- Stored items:
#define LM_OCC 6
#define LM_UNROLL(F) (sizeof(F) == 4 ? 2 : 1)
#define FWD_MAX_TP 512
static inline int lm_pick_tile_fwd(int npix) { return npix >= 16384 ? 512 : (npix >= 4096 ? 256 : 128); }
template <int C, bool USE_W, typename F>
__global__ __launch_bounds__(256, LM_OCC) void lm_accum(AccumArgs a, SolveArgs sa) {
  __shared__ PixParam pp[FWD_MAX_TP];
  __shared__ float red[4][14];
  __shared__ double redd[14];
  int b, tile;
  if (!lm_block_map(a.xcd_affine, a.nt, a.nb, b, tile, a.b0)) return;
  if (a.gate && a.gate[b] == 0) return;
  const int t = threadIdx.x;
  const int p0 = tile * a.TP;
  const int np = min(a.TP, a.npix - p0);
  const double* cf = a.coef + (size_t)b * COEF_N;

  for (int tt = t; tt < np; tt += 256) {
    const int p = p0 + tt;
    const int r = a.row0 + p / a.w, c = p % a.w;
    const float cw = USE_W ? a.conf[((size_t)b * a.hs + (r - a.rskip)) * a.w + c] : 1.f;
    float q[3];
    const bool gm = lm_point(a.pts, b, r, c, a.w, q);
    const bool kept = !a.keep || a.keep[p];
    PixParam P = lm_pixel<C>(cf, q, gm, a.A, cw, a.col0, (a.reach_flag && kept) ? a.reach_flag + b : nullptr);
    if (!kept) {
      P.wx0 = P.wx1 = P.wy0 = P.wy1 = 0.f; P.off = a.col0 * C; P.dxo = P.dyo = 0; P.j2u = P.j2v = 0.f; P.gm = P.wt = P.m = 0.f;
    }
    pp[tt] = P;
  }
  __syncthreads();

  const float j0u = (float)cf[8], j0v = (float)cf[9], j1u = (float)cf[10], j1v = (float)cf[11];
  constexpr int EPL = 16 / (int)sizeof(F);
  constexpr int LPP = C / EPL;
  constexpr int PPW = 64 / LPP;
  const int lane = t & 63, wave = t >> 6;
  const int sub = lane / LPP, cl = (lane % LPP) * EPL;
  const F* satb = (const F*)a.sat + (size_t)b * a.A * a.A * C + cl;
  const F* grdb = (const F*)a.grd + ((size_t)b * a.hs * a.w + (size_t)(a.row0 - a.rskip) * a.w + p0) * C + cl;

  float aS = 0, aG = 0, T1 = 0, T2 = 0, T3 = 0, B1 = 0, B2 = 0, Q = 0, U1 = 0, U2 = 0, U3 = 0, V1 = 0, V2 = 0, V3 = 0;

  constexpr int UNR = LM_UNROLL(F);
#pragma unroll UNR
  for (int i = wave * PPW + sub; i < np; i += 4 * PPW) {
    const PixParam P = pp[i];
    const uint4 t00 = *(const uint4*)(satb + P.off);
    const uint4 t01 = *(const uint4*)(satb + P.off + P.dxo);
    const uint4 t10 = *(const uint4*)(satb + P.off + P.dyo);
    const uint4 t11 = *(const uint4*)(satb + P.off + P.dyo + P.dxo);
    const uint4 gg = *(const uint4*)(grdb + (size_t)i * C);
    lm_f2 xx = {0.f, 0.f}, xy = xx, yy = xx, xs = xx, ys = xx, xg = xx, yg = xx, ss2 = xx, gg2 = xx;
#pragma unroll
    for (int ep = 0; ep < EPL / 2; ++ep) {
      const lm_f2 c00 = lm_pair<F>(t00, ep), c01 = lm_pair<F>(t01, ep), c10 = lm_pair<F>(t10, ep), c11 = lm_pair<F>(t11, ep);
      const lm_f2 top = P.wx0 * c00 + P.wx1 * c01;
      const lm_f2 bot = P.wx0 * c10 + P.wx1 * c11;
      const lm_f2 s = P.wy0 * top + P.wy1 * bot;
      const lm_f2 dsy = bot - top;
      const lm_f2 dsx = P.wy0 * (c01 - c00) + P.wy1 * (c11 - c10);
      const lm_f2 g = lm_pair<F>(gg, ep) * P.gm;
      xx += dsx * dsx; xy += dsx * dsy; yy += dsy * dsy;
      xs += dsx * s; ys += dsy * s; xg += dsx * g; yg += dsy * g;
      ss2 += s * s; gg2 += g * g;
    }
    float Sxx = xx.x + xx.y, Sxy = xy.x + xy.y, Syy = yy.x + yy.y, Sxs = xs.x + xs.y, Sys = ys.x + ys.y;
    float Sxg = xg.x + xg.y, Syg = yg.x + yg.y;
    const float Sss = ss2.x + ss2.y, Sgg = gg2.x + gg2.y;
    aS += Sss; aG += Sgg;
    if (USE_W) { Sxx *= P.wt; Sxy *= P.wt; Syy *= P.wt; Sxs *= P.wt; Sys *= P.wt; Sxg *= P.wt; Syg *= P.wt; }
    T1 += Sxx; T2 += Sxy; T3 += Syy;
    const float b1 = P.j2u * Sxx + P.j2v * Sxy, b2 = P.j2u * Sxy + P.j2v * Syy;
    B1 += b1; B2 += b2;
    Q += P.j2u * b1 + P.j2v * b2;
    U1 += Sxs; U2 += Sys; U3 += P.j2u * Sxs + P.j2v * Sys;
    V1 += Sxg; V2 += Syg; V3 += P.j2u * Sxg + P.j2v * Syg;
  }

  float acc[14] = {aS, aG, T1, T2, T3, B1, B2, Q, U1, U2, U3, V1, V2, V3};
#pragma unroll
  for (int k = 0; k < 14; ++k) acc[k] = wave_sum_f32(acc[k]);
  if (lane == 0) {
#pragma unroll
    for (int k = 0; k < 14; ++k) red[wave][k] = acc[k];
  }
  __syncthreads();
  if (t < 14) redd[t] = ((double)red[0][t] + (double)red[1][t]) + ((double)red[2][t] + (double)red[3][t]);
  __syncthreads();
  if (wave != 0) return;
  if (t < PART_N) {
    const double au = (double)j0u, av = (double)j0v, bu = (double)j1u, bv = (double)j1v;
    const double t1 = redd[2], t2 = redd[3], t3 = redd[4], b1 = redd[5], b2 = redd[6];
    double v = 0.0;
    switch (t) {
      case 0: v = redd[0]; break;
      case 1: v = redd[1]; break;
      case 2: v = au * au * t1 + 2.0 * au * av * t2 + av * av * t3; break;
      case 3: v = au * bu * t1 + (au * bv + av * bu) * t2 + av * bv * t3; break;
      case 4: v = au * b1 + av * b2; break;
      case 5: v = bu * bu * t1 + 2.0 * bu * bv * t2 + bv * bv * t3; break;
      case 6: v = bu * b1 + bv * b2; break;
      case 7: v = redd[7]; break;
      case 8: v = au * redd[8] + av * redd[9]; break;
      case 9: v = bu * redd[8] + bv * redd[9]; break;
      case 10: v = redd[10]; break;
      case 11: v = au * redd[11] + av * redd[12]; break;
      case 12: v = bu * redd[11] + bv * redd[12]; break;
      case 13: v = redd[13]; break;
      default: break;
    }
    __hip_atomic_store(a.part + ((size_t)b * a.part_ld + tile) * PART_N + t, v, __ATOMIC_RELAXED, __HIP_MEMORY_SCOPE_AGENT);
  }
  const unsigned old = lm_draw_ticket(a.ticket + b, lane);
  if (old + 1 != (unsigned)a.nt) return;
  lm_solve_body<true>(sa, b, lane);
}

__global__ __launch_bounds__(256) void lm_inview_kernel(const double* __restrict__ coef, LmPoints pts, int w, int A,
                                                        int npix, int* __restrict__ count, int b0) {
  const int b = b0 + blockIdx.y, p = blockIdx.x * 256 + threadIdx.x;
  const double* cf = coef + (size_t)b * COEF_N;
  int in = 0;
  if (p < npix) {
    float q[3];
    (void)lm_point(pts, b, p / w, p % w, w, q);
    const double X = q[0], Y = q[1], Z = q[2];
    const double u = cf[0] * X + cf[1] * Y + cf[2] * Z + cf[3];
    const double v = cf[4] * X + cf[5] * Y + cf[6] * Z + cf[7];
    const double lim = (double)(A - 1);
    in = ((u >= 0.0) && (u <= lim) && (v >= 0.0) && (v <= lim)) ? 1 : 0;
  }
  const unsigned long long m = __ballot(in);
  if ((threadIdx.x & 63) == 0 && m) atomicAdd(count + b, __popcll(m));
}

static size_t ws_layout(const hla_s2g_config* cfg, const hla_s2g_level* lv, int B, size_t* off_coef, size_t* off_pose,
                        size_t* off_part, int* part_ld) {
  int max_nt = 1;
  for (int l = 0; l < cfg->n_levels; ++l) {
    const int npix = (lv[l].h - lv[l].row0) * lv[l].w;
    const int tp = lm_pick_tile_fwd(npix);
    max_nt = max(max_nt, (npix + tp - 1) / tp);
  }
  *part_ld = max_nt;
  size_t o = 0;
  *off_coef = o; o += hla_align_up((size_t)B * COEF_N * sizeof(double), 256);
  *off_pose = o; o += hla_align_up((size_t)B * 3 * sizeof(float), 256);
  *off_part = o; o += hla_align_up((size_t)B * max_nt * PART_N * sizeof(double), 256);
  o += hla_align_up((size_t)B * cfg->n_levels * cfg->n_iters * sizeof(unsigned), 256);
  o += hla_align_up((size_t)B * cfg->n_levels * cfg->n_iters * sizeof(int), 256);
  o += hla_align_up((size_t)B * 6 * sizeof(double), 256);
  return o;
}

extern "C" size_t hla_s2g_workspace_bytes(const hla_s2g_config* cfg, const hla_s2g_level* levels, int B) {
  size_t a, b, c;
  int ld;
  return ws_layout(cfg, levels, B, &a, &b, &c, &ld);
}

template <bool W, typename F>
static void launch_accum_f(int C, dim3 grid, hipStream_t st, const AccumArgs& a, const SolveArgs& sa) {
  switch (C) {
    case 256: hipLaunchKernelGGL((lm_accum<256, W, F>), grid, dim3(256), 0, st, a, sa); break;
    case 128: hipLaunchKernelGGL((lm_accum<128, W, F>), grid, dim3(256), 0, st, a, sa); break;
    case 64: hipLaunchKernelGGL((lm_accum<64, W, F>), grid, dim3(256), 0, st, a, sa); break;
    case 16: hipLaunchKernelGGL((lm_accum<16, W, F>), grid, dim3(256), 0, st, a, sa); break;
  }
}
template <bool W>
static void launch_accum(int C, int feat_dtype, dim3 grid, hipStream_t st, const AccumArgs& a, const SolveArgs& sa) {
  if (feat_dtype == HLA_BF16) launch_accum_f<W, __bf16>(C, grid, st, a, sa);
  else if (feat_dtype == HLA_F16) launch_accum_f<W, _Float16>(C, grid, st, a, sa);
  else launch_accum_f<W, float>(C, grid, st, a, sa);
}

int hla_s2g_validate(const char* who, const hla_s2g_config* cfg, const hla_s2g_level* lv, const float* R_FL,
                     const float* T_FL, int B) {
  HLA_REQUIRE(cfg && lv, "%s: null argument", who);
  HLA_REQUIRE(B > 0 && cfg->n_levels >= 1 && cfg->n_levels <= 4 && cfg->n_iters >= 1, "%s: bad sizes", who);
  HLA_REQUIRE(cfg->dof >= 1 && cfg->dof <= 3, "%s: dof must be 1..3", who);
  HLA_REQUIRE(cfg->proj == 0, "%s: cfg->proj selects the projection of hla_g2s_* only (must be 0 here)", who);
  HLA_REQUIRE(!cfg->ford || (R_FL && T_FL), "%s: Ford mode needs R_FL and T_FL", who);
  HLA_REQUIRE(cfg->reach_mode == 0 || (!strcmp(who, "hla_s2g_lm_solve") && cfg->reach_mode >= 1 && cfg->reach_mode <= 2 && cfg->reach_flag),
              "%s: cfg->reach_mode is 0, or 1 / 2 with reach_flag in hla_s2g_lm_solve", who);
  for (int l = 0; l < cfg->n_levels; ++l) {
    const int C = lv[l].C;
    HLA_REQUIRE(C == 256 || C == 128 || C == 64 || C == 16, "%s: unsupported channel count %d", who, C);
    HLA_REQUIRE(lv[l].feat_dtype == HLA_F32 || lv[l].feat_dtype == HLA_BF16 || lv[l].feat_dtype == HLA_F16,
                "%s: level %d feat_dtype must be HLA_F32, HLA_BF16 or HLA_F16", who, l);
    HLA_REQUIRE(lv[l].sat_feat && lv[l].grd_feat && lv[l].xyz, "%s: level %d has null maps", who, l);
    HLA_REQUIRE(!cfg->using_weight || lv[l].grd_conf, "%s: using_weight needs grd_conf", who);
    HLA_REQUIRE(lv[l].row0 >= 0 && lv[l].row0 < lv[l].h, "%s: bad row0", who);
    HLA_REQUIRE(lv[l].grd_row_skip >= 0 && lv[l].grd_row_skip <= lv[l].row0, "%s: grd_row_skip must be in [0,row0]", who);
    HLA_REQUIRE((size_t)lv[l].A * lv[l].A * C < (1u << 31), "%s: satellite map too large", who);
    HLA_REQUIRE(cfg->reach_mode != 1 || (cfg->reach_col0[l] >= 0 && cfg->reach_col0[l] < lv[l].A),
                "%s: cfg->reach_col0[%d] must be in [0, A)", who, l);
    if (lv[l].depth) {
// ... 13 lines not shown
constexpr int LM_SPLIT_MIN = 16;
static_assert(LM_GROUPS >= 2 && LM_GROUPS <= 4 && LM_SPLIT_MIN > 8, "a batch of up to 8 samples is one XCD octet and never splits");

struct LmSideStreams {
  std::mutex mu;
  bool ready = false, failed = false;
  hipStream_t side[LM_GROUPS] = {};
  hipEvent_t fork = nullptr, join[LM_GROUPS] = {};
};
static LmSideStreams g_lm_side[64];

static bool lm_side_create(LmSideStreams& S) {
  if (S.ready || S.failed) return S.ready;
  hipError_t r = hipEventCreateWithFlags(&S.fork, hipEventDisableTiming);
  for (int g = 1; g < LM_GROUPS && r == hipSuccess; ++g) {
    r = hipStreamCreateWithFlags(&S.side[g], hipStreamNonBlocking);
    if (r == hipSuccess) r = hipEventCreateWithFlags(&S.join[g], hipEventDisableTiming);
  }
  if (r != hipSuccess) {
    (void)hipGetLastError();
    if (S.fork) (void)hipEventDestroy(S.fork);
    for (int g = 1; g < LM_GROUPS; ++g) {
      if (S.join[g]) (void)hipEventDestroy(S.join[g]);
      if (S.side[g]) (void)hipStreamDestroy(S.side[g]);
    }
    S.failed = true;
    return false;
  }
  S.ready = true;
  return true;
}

- WHAT TO PRODUCE:
Using the entries above, give again exactly the lines from the line holding "if (wave != 0) return;" through the line holding "const double lim = (double)(A - 1);". Include both end lines and nothing else.

- WRITTEN SOLUTION:
  if (wave != 0) return;
  if (t < PART_N) {
    const double au = (double)j0u, av = (double)j0v, bu = (double)j1u, bv = (double)j1v;
    const double t1 = redd[2], t2 = redd[3], t3 = redd[4], b1 = redd[5], b2 = redd[6];
    double v = 0.0;
    switch (t) {
      case 0: v = redd[0]; break;
      case 1: v = redd[1]; break;
      case 2: v = au * au * t1 + 2.0 * au * av * t2 + av * av * t3; break;
      case 3: v = au * bu * t1 + (au * bv + av * bu) * t2 + av * bv * t3; break;
      case 4: v = au * b1 + av * b2; break;
      case 5: v = bu * bu * t1 + 2.0 * bu * bv * t2 + bv * bv * t3; break;
      case 6: v = bu * b1 + bv * b2; break;
      case 7: v = redd[7]; break;
      case 8: v = au * redd[8] + av * redd[9]; break;
      case 9: v = bu * redd[8] + bv * redd[9]; break;
      case 10: v = redd[10]; break;
      case 11: v = au * redd[11] + av * redd[12]; break;
      case 12: v = bu * redd[11] + bv * redd[12]; break;
      case 13: v = redd[13]; break;
      default: break;
    }
    __hip_atomic_store(a.part + ((size_t)b * a.part_ld + tile) * PART_N + t, v, __ATOMIC_RELAXED, __HIP_MEMORY_SCOPE_AGENT);
  }
  const unsigned old = lm_draw_ticket(a.ticket + b, lane);
  if (old + 1 != (unsigned)a.nt) return;
  lm_solve_body<true>(sa, b, lane);
}

__global__ __launch_bounds__(256) void lm_inview_kernel(const double* __restrict__ coef, LmPoints pts, int w, int A,
                                                        int npix, int* __restrict__ count, int b0) {
  const int b = b0 + blockIdx.y, p = blockIdx.x * 256 + threadIdx.x;
  const double* cf = coef + (size_t)b * COEF_N;
  int in = 0;
  if (p < npix) {
    float q[3];
    (void)lm_point(pts, b, p / w, p % w, w, q);
    const double X = q[0], Y = q[1], Z = q[2];
    const double u = cf[0] * X + cf[1] * Y + cf[2] * Z + cf[3];
    const double v = cf[4] * X + cf[5] * Y + cf[6] * Z + cf[7];
    const double lim = (double)(A - 1);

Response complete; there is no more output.